#define RR_SEL_RK 8
template <int RK>
__device__ uint32_t rr_kth_largest_reg(const uint32_t (&r)[RR_SEL_RK], int n_mine, uint32_t k,
                                       uint32_t (*cnt)[3][16], int& phase, int max_steps) {
    const int tid = threadIdx.x;
    const int ln = tid & 63;
    uint32_t mx = 0, mn = 0xFFFFFFFFu, nz = 0;
#pragma unroll
    for (int j = 0; j < RK; ++j) {
        const bool live = j < n_mine && r[j] != 0u;
        if (j < n_mine) mx = r[j] > mx ? r[j] : mx;
        if (live) mn = r[j] < mn ? r[j] : mn;
        nz += (uint32_t)__popcll(__ballot(live));
    }
#pragma unroll
    for (int m = 32; m >= 1; m >>= 1) {
        const uint32_t a = __shfl_xor(mx, m, 64), b = __shfl_xor(mn, m, 64);
        mx = a > mx ? a : mx;
        mn = b < mn ? b : mn;
    }
    if (ln == 0) {
        cnt[phase][0][tid >> 6] = mx;
        cnt[phase][1][tid >> 6] = mn;
        cnt[phase][2][tid >> 6] = nz;
    }
    __syncthreads();
    uint32_t nz_all = 0;
    for (int w = 0; w < 16; ++w) {
        mx = cnt[phase][0][w] > mx ? cnt[phase][0][w] : mx;
        mn = cnt[phase][1][w] < mn ? cnt[phase][1][w] : mn;
        nz_all += cnt[phase][2][w];
    }
    if (nz_all < k) mn = 0u;
    phase ^= 1;
    if (mx == mn) return mx;
    int bit = 31 - __clz(mx ^ mn);
    uint32_t prefix = (bit == 31) ? 0u : (mx >> (bit + 1)) << (bit + 1);
    for (int step = 0; bit >= 0 && step < max_steps; ++step) {
        const int lo = bit >= 1 ? bit - 1 : 0;
        const bool two = bit >= 1;
        const uint32_t t1 = prefix | (1u << lo);
        const uint32_t t2 = prefix | (1u << bit);
        const uint32_t t3 = prefix | (1u << bit) | (1u << lo);
        uint32_t c1 = 0, c2 = 0, c3 = 0;
#pragma unroll
        for (int j = 0; j < RK; ++j) {
            const bool have = j < n_mine;
            c1 += (uint32_t)__popcll(__ballot(have && r[j] >= t1));
            c2 += (uint32_t)__popcll(__ballot(have && r[j] >= t2));
            c3 += (uint32_t)__popcll(__ballot(have && r[j] >= t3));
        }
        if (ln == 0) {
            cnt[phase][0][tid >> 6] = c1;
            cnt[phase][1][tid >> 6] = c2;
            cnt[phase][2][tid >> 6] = c3;
        }
        __syncthreads();
        int v = ln < 48 ? (int)(&cnt[phase][0][0])[ln] : 0;
        v += __builtin_amdgcn_update_dpp(0, v, 0xB1, 0xF, 0xF, true);
        v += __builtin_amdgcn_update_dpp(0, v, 0x4E, 0xF, 0xF, true);
        v += __builtin_amdgcn_update_dpp(0, v, 0x141, 0xF, 0xF, true);
        v += __builtin_amdgcn_update_dpp(0, v, 0x140, 0xF, 0xF, true);
        const uint32_t s1 = (uint32_t)__builtin_amdgcn_readlane(v, 0);
        const uint32_t s2 = (uint32_t)__builtin_amdgcn_readlane(v, 16);
        const uint32_t s3 = (uint32_t)__builtin_amdgcn_readlane(v, 32);
        phase ^= 1;
        if (two) {
            if (s3 >= k) prefix = t3;
            else if (s2 >= k) prefix = t2;
            else if (s1 >= k) prefix = t1;
        } else if (s2 >= k) {
            prefix = t2;
        }
        bit = lo - 1;
    }
    return prefix;
}

__device__ void rr_rank_sort_desc(const uint64_t* keys, int n, uint64_t* out) {
    const int tid = threadIdx.x;
    uint64_t mine = 0;
    int rank = 0;
    if (tid < n) {
        mine = keys[tid];
        for (int j = 0; j < n; ++j) rank += keys[j] > mine ? 1 : 0;
    }
    __syncthreads();
    if (tid < n) out[rank] = mine;
    __syncthreads();
}

template <typename GroupKeyAt>
__device__ uint32_t rr_sel_open_groups(GroupKeyAt group_key_at, int ng, int pool, uint32_t (*cnt)[3][16],
                                       int& phase, uint32_t* counters, uint32_t* list2,
                                       float eps2 = -1.f, uint32_t* open_key = nullptr, uint32_t thr_floor = 0u) {
    const int tid = threadIdx.x;
    uint32_t r[RR_SEL_RK];
    int n_mine = 0;
#pragma unroll
    for (int j = 0; j < RR_SEL_RK; ++j) {
        const int i = tid + j * RR_SEL_THREADS;
        r[j] = i < ng ? group_key_at(i) : 0u;
        n_mine += i < ng ? 1 : 0;
    }
    uint32_t tau = 1u;
    if (ng > pool) {
        if (ng <= 1 * RR_SEL_THREADS) tau = rr_kth_largest_reg<1>(r, n_mine, (uint32_t)pool, cnt, phase, 7);
        else if (ng <= 2 * RR_SEL_THREADS) tau = rr_kth_largest_reg<2>(r, n_mine, (uint32_t)pool, cnt, phase, 7);
        else if (ng <= 4 * RR_SEL_THREADS) tau = rr_kth_largest_reg<4>(r, n_mine, (uint32_t)pool, cnt, phase, 7);
        else tau = rr_kth_largest_reg<8>(r, n_mine, (uint32_t)pool, cnt, phase, 7);
    }
    if (tau == 0u) tau = 1u;
    uint32_t thr = tau;
    if (eps2 >= 0.f) {
        thr = rr_f2key(rr_key2f(tau) - eps2);
        if (thr == 0u) thr = 1u;
        if (thr_floor > thr) thr = thr_floor;
        if (open_key) *open_key = thr;
    }
#pragma unroll
    for (int j = 0; j < RR_SEL_RK; ++j) {
        if (j < n_mine && r[j] >= thr) {
            const uint32_t slot = atomicAdd(&counters[0], 1u);
            if (slot < RR_SEL_LCAP) list2[slot] = (uint32_t)(tid + j * RR_SEL_THREADS);
        }
    }
    __syncthreads();
    return tau;
}

__global__ __launch_bounds__(RR_SEL_THREADS) void rr_select(
    rr_scan_geom G, const float* __restrict__ sims, const float* __restrict__ gmax,
    const uint32_t* __restrict__ smax, int pool, int64_t row_offset,
    int64_t* __restrict__ out_rows, float* __restrict__ out_scores, int32_t* __restrict__ dbg,
    const int32_t* __restrict__ only_if, int n_total, int64_t sims_slice, int64_t gmax_slice, int64_t smax_slice,
    const int32_t* __restrict__ qlist, int32_t* __restrict__ clear_flags) {
    if (qlist) {
        if ((int)blockIdx.x >= qlist[0]) return;
        const int qo = qlist[1 + blockIdx.x] - (int)blockIdx.x;
        out_rows += (int64_t)qo * pool; out_scores += (int64_t)qo * pool; dbg += qo * 16;
        if (threadIdx.x == 0) clear_flags[qo + (int)blockIdx.x] = 0;
    }
    if (gridDim.y > 1) {
        const int y = blockIdx.y;
        if (64 * y + (int)blockIdx.x >= n_total) return;
        only_if += 64 * y;
        out_rows += (int64_t)64 * y * pool; out_scores += (int64_t)64 * y * pool; dbg += 64 * y * 16;
        sims += y * sims_slice; gmax += y * gmax_slice; smax += y * smax_slice;
    }
    if (only_if && !only_if[blockIdx.x]) return;
    __shared__ uint32_t hist[256];
    __shared__ uint32_t wsum[4];
    __shared__ uint32_t cnt[2][3][16];
    __shared__ uint32_t sel[2];
    __shared__ uint32_t counters[4];
    __shared__ uint32_t list2[RR_SEL_LCAP];
    __shared__ uint32_t list1[RR_SEL_GCAP];
    __shared__ uint64_t cand[RR_SEL_CCAP];

    const int tid = threadIdx.x;
    const int q = blockIdx.x;
    const int QS = G.qs;
    auto score_at = [&](int64_t row) -> float {
        return QS ? sims[((row >> 4) * QS + q) * 16 + (row & 15)] : sims[(int64_t)q * G.n_pad + row];
    };
    auto tile_max_at = [&](int64_t t) -> float {
        return QS ? gmax[t * QS + q] : gmax[(int64_t)q * G.n_tiles + t];
    };
    auto group_key_at = [&](int i) -> uint32_t {
        return QS ? smax[(int64_t)i * QS + q] : smax[(int64_t)q * G.n_waves + i];
    };
    const int64_t n_rows = G.n_rows, n_tiles = G.n_tiles;
    int phase = 0;
    long long stamp[8];
    int n_stamp = 0;
#define RR_STAMP() do { if (n_stamp < 8) stamp[n_stamp++] = clock64(); } while (0)
    RR_STAMP();
    const int ng = G.n_waves;
    bool fast = ng <= RR_SEL_RK * RR_SEL_THREADS;

    if (tid < 4) counters[tid] = 0;
    __syncthreads();

    if (fast) {
        const uint32_t tau = rr_sel_open_groups(group_key_at, ng, pool, cnt, phase, counters, list2);
        RR_STAMP();
        if (counters[0] > RR_SEL_LCAP) fast = false;

        if (fast) {
            const int C = (int)G.tiles_per_wave;
            const int64_t n2 = (int64_t)counters[0] * C;
            for (int64_t i = tid; i < n2; i += RR_SEL_THREADS) {
                const int64_t t = (int64_t)list2[i / C] * C + (i % C);
                if (t < n_tiles && rr_f2key(tile_max_at(t)) >= tau) {
                    const uint32_t slot = atomicAdd(&counters[1], 1u);
                    if (slot < RR_SEL_GCAP) list1[slot] = (uint32_t)t;
                }
            }
            __syncthreads();
            if (counters[1] > RR_SEL_GCAP) fast = false;
        }
        RR_STAMP();
        if (fast) {
            const int n1 = (int)counters[1] * 64;
            for (int i = tid; i < n1; i += RR_SEL_THREADS) {
                const uint32_t row = list1[i >> 6] * 64u + (uint32_t)(i & 63);
                if ((int64_t)row < n_rows) {
                    const uint32_t key = rr_f2key(score_at(row));
                    if (key >= tau) {
                        const uint32_t slot = atomicAdd(&counters[2], 1u);
                        if (slot < RR_SEL_CCAP / 2)
                            cand[slot] = ((uint64_t)key << 32) | (uint64_t)(0xFFFFFFFFu - row);
                    }
                }
            }
            __syncthreads();
            RR_STAMP();
            const uint32_t n_cand = counters[2];
            if (n_cand > RR_SEL_CCAP / 2 || n_cand < (uint32_t)pool) {
                fast = false;
            } else if (n_cand <= RR_SEL_THREADS) {
                rr_rank_sort_desc(cand, (int)n_cand, cand + RR_SEL_CCAP / 2);
                for (int i = tid; i < pool; i += RR_SEL_THREADS) cand[i] = cand[RR_SEL_CCAP / 2 + i];
                __syncthreads();
            } else {
                int n_sort = 1;
                while (n_sort < (int)n_cand) n_sort <<= 1;
                for (int i = tid; i < n_sort; i += RR_SEL_THREADS)
                    if (i >= (int)n_cand) cand[i] = 0;
                rr_bitonic_desc(cand, n_sort);
            }
        }
    }
    RR_STAMP();
    if (tid == 0) {
        dbg[q * 16 + 0] = fast ? 1 : 0;
        dbg[q * 16 + 1] = (int32_t)counters[0];
        dbg[q * 16 + 2] = (int32_t)counters[1];
        dbg[q * 16 + 3] = (int32_t)counters[2];
        for (int i = 1; i < 8; ++i) dbg[q * 16 + 3 + i] = i < n_stamp ? (int32_t)(stamp[i] - stamp[i - 1]) : -1;
    }
    if (!fast) {
        __syncthreads();
        rr_select_slow(score_at, tile_max_at, n_rows, n_tiles, pool, hist, wsum, sel, counters, list1, cand);
    }
    for (int i = tid; i < pool; i += RR_SEL_THREADS) {
        const uint64_t key = cand[i];
        const uint32_t row = 0xFFFFFFFFu - (uint32_t)(key & 0xFFFFFFFFu);
        out_rows[(int64_t)q * pool + i] = (int64_t)row + row_offset;
        out_scores[(int64_t)q * pool + i] = rr_key2f((uint32_t)(key >> 32));
    }
}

==*==

Reproduce the records above line by line, without any change, up to and including the line that holds "const uint32_t t3".

#define RR_SEL_RK 8
template <int RK>
__device__ uint32_t rr_kth_largest_reg(const uint32_t (&r)[RR_SEL_RK], int n_mine, uint32_t k,
                                       uint32_t (*cnt)[3][16], int& phase, int max_steps) {
    const int tid = threadIdx.x;
    const int ln = tid & 63;
    uint32_t mx = 0, mn = 0xFFFFFFFFu, nz = 0;
#pragma unroll
    for (int j = 0; j < RK; ++j) {
        const bool live = j < n_mine && r[j] != 0u;
        if (j < n_mine) mx = r[j] > mx ? r[j] : mx;
        if (live) mn = r[j] < mn ? r[j] : mn;
        nz += (uint32_t)__popcll(__ballot(live));
    }
#pragma unroll
    for (int m = 32; m >= 1; m >>= 1) {
        const uint32_t a = __shfl_xor(mx, m, 64), b = __shfl_xor(mn, m, 64);
        mx = a > mx ? a : mx;
        mn = b < mn ? b : mn;
    }
    if (ln == 0) {
        cnt[phase][0][tid >> 6] = mx;
        cnt[phase][1][tid >> 6] = mn;
        cnt[phase][2][tid >> 6] = nz;
    }
    __syncthreads();
    uint32_t nz_all = 0;
    for (int w = 0; w < 16; ++w) {
        mx = cnt[phase][0][w] > mx ? cnt[phase][0][w] : mx;
        mn = cnt[phase][1][w] < mn ? cnt[phase][1][w] : mn;
        nz_all += cnt[phase][2][w];
    }
    if (nz_all < k) mn = 0u;
    phase ^= 1;
    if (mx == mn) return mx;
    int bit = 31 - __clz(mx ^ mn);
    uint32_t prefix = (bit == 31) ? 0u : (mx >> (bit + 1)) << (bit + 1);
    for (int step = 0; bit >= 0 && step < max_steps; ++step) {
        const int lo = bit >= 1 ? bit - 1 : 0;
        const bool two = bit >= 1;
        const uint32_t t1 = prefix | (1u << lo);
        const uint32_t t2 = prefix | (1u << bit);
        const uint32_t t3 = prefix | (1u << bit) | (1u << lo);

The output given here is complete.